## YOUR INSTRUCTIONS
Give the tally of lines in the listing that include "volatile". No other words belong in the answer.

## DATA RECORDS
# V-Sense/LFBM5D

Hardware: AMD Instinct MI355X
Metric: SAI-megapixels/sec (HT+Wiener, sigma=25) (higher is better)
Workload: dtype f32; 1 GPU; lf17x17x512x512_sigma25; light_field=17x17x512x512x3, asw=1, color_space=opp, noise=MT19937 seed 1 (utilities.cpp:176-183), window_lanes=2, spatial_bands=1, parallelism=single GPU

## Files before the change

### lfbm5d_amd/core.py

```python
import ctypes as C
import os
import subprocess

from typing import NamedTuple, Optional

import numpy as np

_HERE = os.path.dirname(os.path.abspath(__file__))

YUV, YCBCR, OPP, RGB, ID, DCT, SADCT, BIOR, HADAMARD, HAAR = range(10)
ROWMAJOR, COLMAJOR = 11, 12
TAU = {"id": ID, "dct": DCT, "sadct": SADCT, "bior": BIOR, "hw": HADAMARD, "haar": HAAR}
COLOR_SPACE = {"yuv": YUV, "ycbcr": YCBCR, "opp": OPP, "rgb": RGB}
UNIQUE_ID_BYTES = 128
SR_BICUBIC, SR_GAUSSIAN = 0, 1
SR_UP, SR_DOWN = 0, 1
SR_KERNEL = {"bicubic": SR_BICUBIC, "gaussian": SR_GAUSSIAN}


class LfBm5dError(RuntimeError):
    pass


class Params(C.Structure):
# ... 274 lines not shown
    out = (C.c_void_p * len(arrays))()
    for i, a in enumerate(arrays):
        if a is None or not mask[i]:
            continue
        if not (isinstance(a, np.ndarray) and a.dtype == np.float32 and a.flags.c_contiguous):
            raise LfBm5dError("per-SAI host buffers must be contiguous float32 numpy arrays")
        out[i] = a.ctypes.data
    return out


OPTION_ENV = ("LFBM5D_LANES", "LFBM5D_EMULATE_WORLD", "LFBM5D_MAX_WINDOWS", "LFBM5D_FUSED", "LFBM5D_STEP_SHARDING",
              "LFBM5D_DATA_DRIVEN_SCHEDULE", "LFBM5D_HOST_BLOCKING", "LFBM5D_BAND_MB", "LFBM5D_BM3D_LANES", "LFBM5D_SCAN_LDS_CAP",
              "LFBM5D_FORCE_REDO", "LFBM5D_SPATIAL_BANDS", "LFBM5D_BAND_HALO", "LFBM5D_SCAN_V1", "LFBM5D_SCAN_ANY", "LFBM5D_SCAN_FULL_TABLES", "LFBM5D_DCT8W_V2",
              "LFBM5D_GROUP_GENERIC", "LFBM5D_NO_SA_KERNELS", "LFBM5D_NO_SLAB_KERNEL", "LFBM5D_WIDE_NOSPLIT", "LFBM5D_AGG_64BIT",
              "LFBM5D_AGG_SCALAR_SCAN", "LFBM5D_SUBSET_LIST_HOST", "LFBM5D_SUBSET_SCAN_V1", "LFBM5D_FILT_GROUP_MAJOR",
              "LFBM5D_HT_REF_ORDER", "LFBM5D_WINDOW_SUMS_PADDED")
OPTION_ENV_EMPTY_OFF = ("LFBM5D_WINDOW_SUMS_PADDED",)


class Context:

    def __init__(self, device=0):
        self._L = lib()
        h = C.c_void_p()
        if self._L.lfbm5d_create(C.byref(h), int(device)) != 0:
            raise LfBm5dError(self._L.lfbm5d_last_error(None).decode())
        self._handle = h
        self._env_seen = {k: os.environ.get(k) for k in OPTION_ENV}
        self.device = int(device)

    @property
# ... 330 lines not shown
```

### lfbm5d_amd/csrc/lfbm5d_aggregate.hip

```cpp
#include "lfbm5d_kernels.h"

#include <algorithm>
#include <cstdlib>

namespace lfbm5d {

namespace {



constexpr int kAggFlush = 64;
template <bool WINDOWED, int TW, int TH, int kAggPF, int kAggU, bool BIG, bool VEC4>
__global__ __launch_bounds__(64) __attribute__((amdgpu_waves_per_eu((VEC4 && TW == 8 && !BIG) ? 8 : 1))) void k_aggregate(AggArgs a) {
    constexpr int kAggCap = kAggFlush + kAggPF * 64 + kAggU;
    __shared__ uint4 hit_a[kAggCap];
    __shared__ float hit_w2[kAggCap];
    __shared__ float kai[WINDOWED ? 256 : 1];
    const int lane = threadIdx.x;
    const unsigned org = a.direct ? a.nHW : 0u, Wt = a.Wb - 2 * org, Ht = a.Hb - 2 * org;
    const unsigned gx = (Wt + TW - 1) / TW, gy = (Ht + TH - 1) / TH, total_wg = gx * gy * a.A;
    const unsigned per_xcd = gridDim.x / 8;
    const unsigned lin2 = (blockIdx.x % 8) * per_xcd + blockIdx.x / 8;
    if (lin2 >= total_wg) return;
    const int st = (int)(lin2 / (gx * gy));
    const int tile_y = (int)((lin2 / gx) % gy), tile_x = (int)(lin2 % gx);
    if (a.proc_bits.test((unsigned)st)) return;
    if (!a.mask_bits.test((unsigned)st)) return;
    const int tx0 = (int)org + tile_x * TW, ty0 = (int)org + tile_y * TH;
    const int x = tx0 + lane % TW, y = ty0 + lane / TW;
    const bool inside = x < (int)(org + Wt) && y < (int)(org + Ht);
    const int k = a.k, k2 = k * k, C = a.C, N = a.N, A = a.A;
// ... 26 lines not shown
    const size_t pix = (a.direct ? (size_t)a.sai.st[st] * a.lf_stride : (size_t)st * C * plane) + (size_t)(y - (int)org) * Wt + (size_t)(x - (int)org);
    if (inside) for (int c = 0; c < C; c++) { accn[c] = a.num[pix + c * plane]; accd[c] = a.den[pix + c * plane]; }

    const bool mul_div = !a.irregular && (long long)n_rr * ncols_span < (1 << 20);
    const unsigned div_m = ((1u << 20) + (unsigned)max(ncols_span, 1) - 1) / (unsigned)max(ncols_span, 1);
    const unsigned g_end = a.ref_begin + a.n_groups;
    const bool sai_major = a.filt_sai_stride != 0;
    const unsigned Af = sai_major ? 1u : (unsigned)A, stf = sai_major ? 0u : (unsigned)st;
    const float* const filt = a.filt + (sai_major ? (size_t)st * a.filt_sai_stride : (size_t)0);
    const unsigned long long filt_bytes = sai_major ? a.filt_sai_stride * sizeof(float) : a.filt_bytes;
    const bool small24 = (((unsigned long long)a.n_refs_total << logN) + 1) * Af < (1ull << 24);
    const unsigned* apos = a.aggpos + (size_t)st * a.n_refs_total * N;
    const unsigned cstride = C > 1 ? (unsigned)k2 * 4u : 0u;
    const __amdgpu_buffer_rsrc_t rs_filt = __builtin_amdgcn_make_buffer_rsrc((void*)filt, 0, BIG ? 0 : (int)(unsigned)filt_bytes, 0x00020000u);
    unsigned nh = 0;

    auto consume = [&]() {
        const unsigned nh_pad = (nh + kAggU - 1) / kAggU * kAggU;
        if (nh + lane < nh_pad) { hit_a[nh + lane] = make_uint4(0xffffffffu, 0u, 0u, 0u); hit_w2[nh + lane] = 0.0f; }
        __builtin_amdgcn_wave_barrier();
        for (unsigned h0 = 0; h0 < nh_pad; h0 += kAggU) {
            float val[kAggU][3], kw[kAggU][3];
#pragma unroll
            for (int u = 0; u < kAggU; u++) {
                const uint4 ha = hit_a[h0 + u];
                const float w2 = hit_w2[h0 + u];
                const int dy = y - (int)(ha.x >> 16), dx = x - (int)(ha.x & 0xffffu);
                const bool on = (unsigned)dy < (unsigned)k && (unsigned)dx < (unsigned)k;
                const unsigned o = __umul24((unsigned)min(max(dy, 0), k - 1), (unsigned)k) + (unsigned)min(max(dx, 0), k - 1);
                const float kz = WINDOWED ? kai[o] : 1.0f;
                if (BIG) {
                    const char* fp = reinterpret_cast<const char*>(filt) + ((size_t)ha.y + o) * 4;
                    val[u][0] = *reinterpret_cast<const float*>(fp);
                    val[u][1] = *reinterpret_cast<const float*>(fp + cstride);
                    val[u][2] = *reinterpret_cast<const float*>(fp + 2 * cstride);
                } else {
                    const int vo = (int)((ha.y + o) * 4u);
                    val[u][0] = __builtin_bit_cast(float, __builtin_amdgcn_raw_buffer_load_b32(rs_filt, vo, 0, kFiltLoadAux));
                    val[u][1] = __builtin_bit_cast(float, __builtin_amdgcn_raw_buffer_load_b32(rs_filt, vo, (int)cstride, kFiltLoadAux));
                    val[u][2] = __builtin_bit_cast(float, __builtin_amdgcn_raw_buffer_load_b32(rs_filt, vo, (int)(2 * cstride), kFiltLoadAux));
                }
                kw[u][0] = on ? kz * __uint_as_float(ha.z) : 0.0f;
                kw[u][1] = on ? kz * __uint_as_float(ha.w) : 0.0f;
                kw[u][2] = on ? kz * w2 : 0.0f;
            }
// ... 43 lines not shown
            auto below = [&](unsigned long long b) { return __builtin_amdgcn_mbcnt_hi((unsigned)(b >> 32), __builtin_amdgcn_mbcnt_lo((unsigned)b, 0u)); };
            const unsigned total = (unsigned)__popcll(b0) + 2u * (unsigned)__popcll(b1) + 4u * (unsigned)__popcll(b2);
            if (nh + total > cap_hits) return false;
            if (m4) {
                unsigned slot = nh + below(b0) + 2u * below(b1) + 4u * below(b2);
                size_t wbase; unsigned off;
                const unsigned gl = g - a.ref_begin;
                if (small24) { wbase = __umul24(g, (unsigned)C); off = __umul24(__umul24((gl << logN) + n0, Af) + stf, (unsigned)(C * k2)); }
                else { asm volatile("" ::: "memory"); wbase = (size_t)g * C; off = (((gl << logN) + n0) * Af + stf) * C * k2; }
                float w[3];
#pragma unroll
                for (int c = 0; c < 3; c++) w[c] = c < C ? a.wgt[wbase + (a.wchan0 ? 0 : c)] : 0.0f;
#pragma unroll
                for (int j = 0; j < 4; j++) {
                    if (m4 & (1u << j)) {
                        hit_a[slot] = make_uint4(pj[j], off, __float_as_uint(w[0]), __float_as_uint(w[1]));
                        hit_w2[slot] = w[2];
                        slot++;
                    }
                    off += pstep;
                }
            }
            nh += total;
            __builtin_amdgcn_wave_barrier();
            return true;
        };
        for (int c0 = 0; c0 < n_cand; c0 += 256) {
            if (!try_append(c0, 0u, 64u))
                for (unsigned l0 = 0; l0 < 64; l0 += 16) { consume(); (void)try_append(c0, l0, l0 + 16); }
            if (nh >= kAggFlush) consume();
        }
    } else
// ... 30 lines not shown
        for (int u = 0; u < kAggPF; u++) {
            const int py = (int)(p[u] >> 16), px = (int)(p[u] & 0xffffu);
            hit[u] = p[u] != 0xffffffffu && py < ty0 + TH && py + k > ty0 && px < tx0 + TW && px + k > tx0;
#pragma unroll
            for (int c = 0; c < 3; c++) w[u][c] = (hit[u] && c < C) ? a.wgt[wbase[u] + (a.wchan0 ? 0 : c)] : 0.0f;
        }
#pragma unroll
        for (int u = 0; u < kAggPF; u++) {
            const unsigned long long bal = __ballot(hit[u]);
            if (hit[u]) {
                const unsigned slot = nh + __popcll(bal & ((1ull << lane) - 1ull));
                unsigned off;
                const unsigned gl = g[u] - a.ref_begin;
                if (small24) off = __umul24(__umul24((gl << logN) + nn[u], Af) + stf, (unsigned)(C * k2));
                else { asm volatile("" ::: "memory"); off = (((gl << logN) + nn[u]) * Af + stf) * C * k2; }
                hit_a[slot] = make_uint4(p[u], off, __float_as_uint(w[u][0]), __float_as_uint(w[u][1]));
                hit_w2[slot] = w[u][2];
            }
            nh += __popcll(bal);
        }
        __builtin_amdgcn_wave_barrier();
        if (nh >= kAggFlush) consume();
    }
    if (nh) consume();
    if (inside) for (int c = 0; c < C; c++) { a.num[pix + c * plane] = accn[c]; a.den[pix + c * plane] = accd[c]; }
}

}

hipError_t launch_aggregate(hipStream_t s, const AggArgs& a) {
    const bool wide = a.k >= 12;
    constexpr int kAgg16TW = 16, kAgg16TH = 4, kAgg8TW = 8, kAgg8TH = 8;
    const unsigned tw = wide ? (a.k == 12 ? 16 : kAgg16TW) : (a.k == 8 ? kAgg8TW : 8), th = wide ? (a.k == 12 ? 4 : kAgg16TH) : (a.k == 8 ? kAgg8TH : 8);
    const unsigned org = a.direct ? a.nHW : 0u;
    const unsigned tiles = ((a.Wb - 2 * org + tw - 1) / tw) * ((a.Hb - 2 * org + th - 1) / th) * a.A;
    const dim3 grid(((tiles + 7) / 8) * 8), block(64);
    const bool big = (a.filt_sai_stride ? a.filt_sai_stride * sizeof(float) : a.filt_bytes) > 0xfffff000ull || (a.opt & kOptAgg64Bit);
    const bool vec4 = a.N % 4 == 0 && !wide && !(a.opt & kOptAggScalarScan);
#define LFBM5D_AGG(W_, TW_, TH_, PF_, U_) \
    do { if (big && vec4) hipLaunchKernelGGL((k_aggregate<W_, TW_, TH_, PF_, U_, true, true>), grid, block, 0, s, a); \
         else if (big)    hipLaunchKernelGGL((k_aggregate<W_, TW_, TH_, PF_, U_, true, false>), grid, block, 0, s, a); \
         else if (vec4)   hipLaunchKernelGGL((k_aggregate<W_, TW_, TH_, PF_, U_, false, true>), grid, block, 0, s, a); \
         else             hipLaunchKernelGGL((k_aggregate<W_, TW_, TH_, PF_, U_, false, false>), grid, block, 0, s, a); } while (0)
    constexpr int kAgg16PF = 3, kAgg16U = 12, kAgg8PF = 3, kAgg8U = 6;
    if (a.k == 12)      LFBM5D_AGG(true, 16, 4, 3, 12);
    else if (a.k == 8)  LFBM5D_AGG(true, kAgg8TW, kAgg8TH, kAgg8PF, kAgg8U);
    else if (wide)      LFBM5D_AGG(false, kAgg16TW, kAgg16TH, kAgg16PF, kAgg16U);
    else                LFBM5D_AGG(false, 8, 8, 2, 6);
#undef LFBM5D_AGG
    return hipGetLastError();
}

}
```

### lfbm5d_amd/csrc/lfbm5d_group_generic.hip

```cpp
#include "lfbm5d_group_device.h"

namespace lfbm5d {

namespace {

__global__ __launch_bounds__(256) void k_group_pos(GroupArgs a) {
    const int A = a.A, N = a.N, NA = N * A;
    const size_t plane = (size_t)a.Wb * a.Hb;
    const size_t idx = (size_t)blockIdx.x * blockDim.x + threadIdx.x;
    if (idx == 0 && a.sa_list) a.sa_list[0] = 0u;
    if (idx >= (size_t)a.n_groups * N) return;
    const unsigned g = a.ref_begin + (unsigned)(idx / N);
    const int n = (int)(idx % N);
    const int nSx = (int)a.self_cnt[g];
    const unsigned k_r = a.refs[g];
    const unsigned ind_pst = n < nSx ? a.self_idx[(size_t)g * N + n] : 0u;
    const bool want_ofs = A == 9 && a.tau2 == 4 && a.step == 1 && (size_t)A * a.C * plane * 4 < 0x7fffffffull;
    unsigned bits = 0;
    for (int st = 0; st < A; st++) {
        const bool masked = a.mask_bits.test((unsigned)st);
        unsigned p = 0xffffffffu;
        if (n < nSx && masked) p = (st == (int)a.pst) ? ind_pst : a.best[(size_t)st * plane + ind_pst];
        const bool zero_patch = a.fill_quirk && p != 0xffffffffu && (p % a.Wb) >= a.Wb - a.k;
        const int i = n * A + st;
        a.gpos[(size_t)g * NA + i] = zero_patch ? 0xffffffffu : p;
        if (want_ofs) {
            const bool there = !zero_patch && p != 0xffffffffu;
            a.gofs[(size_t)g * NA + i] = there ? (unsigned)(((size_t)st * a.C * plane + p) * 4) : 0u;
            bits |= there ? 1u << st : 0u;
        }
        const bool in_shape = st == (int)a.pst || (masked && a.shape[(size_t)st * plane + k_r]);
        a.aggpos[((size_t)st * a.n_refs_total + g) * N + n] = ((a.tau4 != 6 || in_shape) && p != 0xffffffffu) ? ((p / a.Wb) << 16) | (p % a.Wb) : 0xffffffffu;
    }
    if (want_ofs) a.gok[(size_t)g * N + n] = bits;
}
template <bool BIG>
__global__ __launch_bounds__(256) void k_group_shape(GroupArgs a) {
    typedef typename std::conditional<BIG, ShapeInfoBig, ShapeInfo>::type SH;
    const unsigned i = blockIdx.x * blockDim.x + threadIdx.x;
    if (i >= a.n_groups) return;
    const unsigned g = a.ref_begin + i;
    const size_t plane = (size_t)a.Wb * a.Hb;
    const unsigned k_r = a.refs[g];
    SH* out = reinterpret_cast<SH*>(a.gshape) + g;
    if (a.tau4 != 6) { out->use_sadct = 0; return; }
    const int A = (int)a.A, aw = window_side(A);
    if (BIG) {
        int* m = out->mask_dct;
        int full = 0;
// ... 318 lines not shown
```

## RESPONSE AREA
2